- DATA:

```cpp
template <typename T>
KS_DEV T block_excl_scan_t(T v, T *smem , T *total) {
    const u32 lane = threadIdx.x & 63, wave = threadIdx.x >> 6, nw = blockDim.x >> 6;
    T incl = wave_incl_scan_t<T>(v);
    if (lane == 63) smem[wave] = incl;
    __syncthreads();
    if (wave == 0) {
        T w = lane < nw ? smem[lane] : (T)0;
        T wi = wave_incl_scan_t<T>(w);
        if (lane < nw) smem[lane] = wi - w;
        if (lane == nw - 1) smem[nw] = wi;
// ... 365 lines not shown
        const u64 len = seg_len[r], off = (u64)j * RS_TILE;
        nvalid = off < len ? (u32)((len - off) < RS_TILE ? (len - off) : RS_TILE) : 0u;
        tile_base = (u64)r * seg_cap + off;
    }
    if (nvalid == 0) return;
    const u32 region = (bid / tiles_per_seg) >> sub_shift;
    if (tid < BKS_NB) cnt[tid] = 0;
    u64 key[RS_IPT];
    u32 val[RS_IPT];
    u32 rank[RS_IPT];
#pragma unroll
    for (int r = 0; r < RS_IPT; r++) {
        const u32 li = (u32)r * RS_THREADS + tid;
        const bool valid = li < nvalid;
        key[r] = valid ? kin[tile_base + li] : 0ULL;
        val[r] = valid ? (V16 ? (u32)((const u16 *)vin)[tile_base + li] : vin[tile_base + li]) : 0u;
    }
    __syncthreads();
    const bool full = !QF && nvalid == RS_TILE;
    if constexpr (QF) {
        u32 bit[RS_IPT], dg[RS_IPT];
#pragma unroll
        for (int r = 0; r < RS_IPT; r++) {
            u32 hh = (u32)(key[r] >> 32);
            if (V16) hh = (hh & ~(0xffu << fix_s)) | (region << fix_s);
            bit[r] = __umulhi(hh, presK);
        }
        u32 w[RS_IPT];
#pragma unroll
        for (int r = 0; r < RS_IPT; r++) w[r] = presence[bit[r] >> 5];
#pragma unroll
        for (int r = 0; r < RS_IPT; r++) {
            const bool live = (u32)r * RS_THREADS + tid < nvalid && ((w[r] >> (bit[r] & 31u)) & 1u);
            dg[r] = live ? ((ks_join_prefix(key[r], pfxK) >> shift) & (n_hi - 1u)) : (u32)BKS_NB + (tid & 63u);
        }
#pragma unroll
        for (int r = 0; r < RS_IPT; r++) rank[r] = atomicAdd(&cnt[dg[r]], 1u);
#pragma unroll
        for (int r = 0; r < RS_IPT; r++) rank[r] = dg[r] < BKS_NB ? (rank[r] | (dg[r] << 16)) : 0xffffffffu;
    } else if (full) {
        u32 dg[RS_IPT];
#pragma unroll
        for (int r = 0; r < RS_IPT; r++) dg[r] = (ks_join_prefix(key[r], pfxK) >> shift) & (n_hi - 1u);
#pragma unroll
        for (int r = 0; r < RS_IPT; r++) rank[r] = atomicAdd(&cnt[dg[r]], 1u);
#pragma unroll
        for (int r = 0; r < RS_IPT; r++) rank[r] |= dg[r] << 16;
    } else {
#pragma unroll
// ... 69 lines not shown
                const u64 k = ks_[i];
                const u64 g = (u64)KS_BSLOT(dd[i], region, n_hi) * bcap + sl[i];
                if (V16 == 2) {
                    const u32 v = vo[V16 == 2 ? i : 0];
                    kout[g] = (k & ~(0xffULL << 56)) | ((u64)(v & 0xffu) << 56);
                    ((u8 *)vout)[g] = (u8)(v >> 8);
                } else {
                    kout[g] = k;
                }
            }
        }
    }
    if (V16 == 2) return;
    __syncthreads();
    u32 *vstage = (u32 *)stage;
    if (full) {
#pragma unroll
        for (int r = 0; r < RS_IPT; r++) vstage[rank[r]] = val[r];
    } else {
#pragma unroll
        for (int r = 0; r < RS_IPT; r++)
            if (rank[r] != 0xffffffffu) vstage[rank[r]] = val[r];
    }
    __syncthreads();
#pragma unroll
    for (int i = 0; i < RS_IPT; i++)
        if (sl[i] != 0xffffffffu) {
            const u64 g = (u64)KS_BSLOT(dd[i], region, n_hi) * bcap + sl[i];
            if (V16) ((u16 *)vout)[g] = (u16)vstage[(u32)i * RS_THREADS + tid];
            else vout[g] = vstage[(u32)i * RS_THREADS + tid];
// ... 323 lines not shown
```

### kmerseek_amd/csrc/ks_search.hip

```cpp
#include "ks_device.h"

__global__ __launch_bounds__(256) void k_fill_index_vals(const u64 *csr, const u32 *abunds, u32 n_seqs, u64 *vals) {
    const u32 s = blockIdx.x * 4 + (threadIdx.x >> 6);
    if (s >= n_seqs) return;
    const u64 b = csr[s], e = csr[s + 1];
    for (u64 j = b + (threadIdx.x & 63); j < e; j += 64) vals[j] = ((u64)abunds[j] << 32) | s;
}

__global__ __launch_bounds__(256) void k_fill_query_vals(const u64 *csr, u32 n_seqs, u32 *vals) {
    const u32 s = blockIdx.x * 4 + (threadIdx.x >> 6);
    if (s >= n_seqs) return;
    const u64 b = csr[s], e = csr[s + 1];
    for (u64 j = b + (threadIdx.x & 63); j < e; j += 64) vals[j] = s;
}

__global__ __launch_bounds__(256) void k_split_vals(const u64 *vals, u64 n, u32 *tids, u32 *abunds, u32 *max_abund) {
    u64 i = (u64)blockIdx.x * blockDim.x + threadIdx.x;
    u32 a = 0;
    if (i < n) {
        u64 v = vals[i];
        tids[i] = (u32)v;
        a = (u32)(v >> 32);
        abunds[i] = a;
    }
// ... 1 lines not shown
        const u32 o = __shfl_down(a, d, 64);
        a = o > a ? o : a;
    }
    if ((threadIdx.x & 63) == 0 && a > *max_abund) atomicMax(max_abund, a);
}

int ks_join_pbits(const ks_ctx *ctx, u64 n_postings, u64 per_bucket);
__global__ __launch_bounds__(256) void k_bucket_dir(const u64 *keys, u64 n, int pbits, u32 pfxK, u64 *dir);
__global__ __launch_bounds__(256) void k_index_finish(const u64 *keys, const u32 *tids, const u32 *abunds, const u64 *dir, u64 n, int pbits,
                                                      u32 pfxK, int fp_shift, u32 *fp, ks_post *post);
__global__ __launch_bounds__(256) void k_index_bmeta(const u64 *keys, const u64 *dir, u32 n_buckets, int fp_shift, ks_bmeta *bmeta);
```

- ASSIGNMENT: Each line of the data above containing the string "abunds" is to be copied.

- REPLY:
__global__ __launch_bounds__(256) void k_fill_index_vals(const u64 *csr, const u32 *abunds, u32 n_seqs, u64 *vals) {
    for (u64 j = b + (threadIdx.x & 63); j < e; j += 64) vals[j] = ((u64)abunds[j] << 32) | s;
__global__ __launch_bounds__(256) void k_split_vals(const u64 *vals, u64 n, u32 *tids, u32 *abunds, u32 *max_abund) {
        abunds[i] = a;
__global__ __launch_bounds__(256) void k_index_finish(const u64 *keys, const u32 *tids, const u32 *abunds, const u64 *dir, u64 n, int pbits,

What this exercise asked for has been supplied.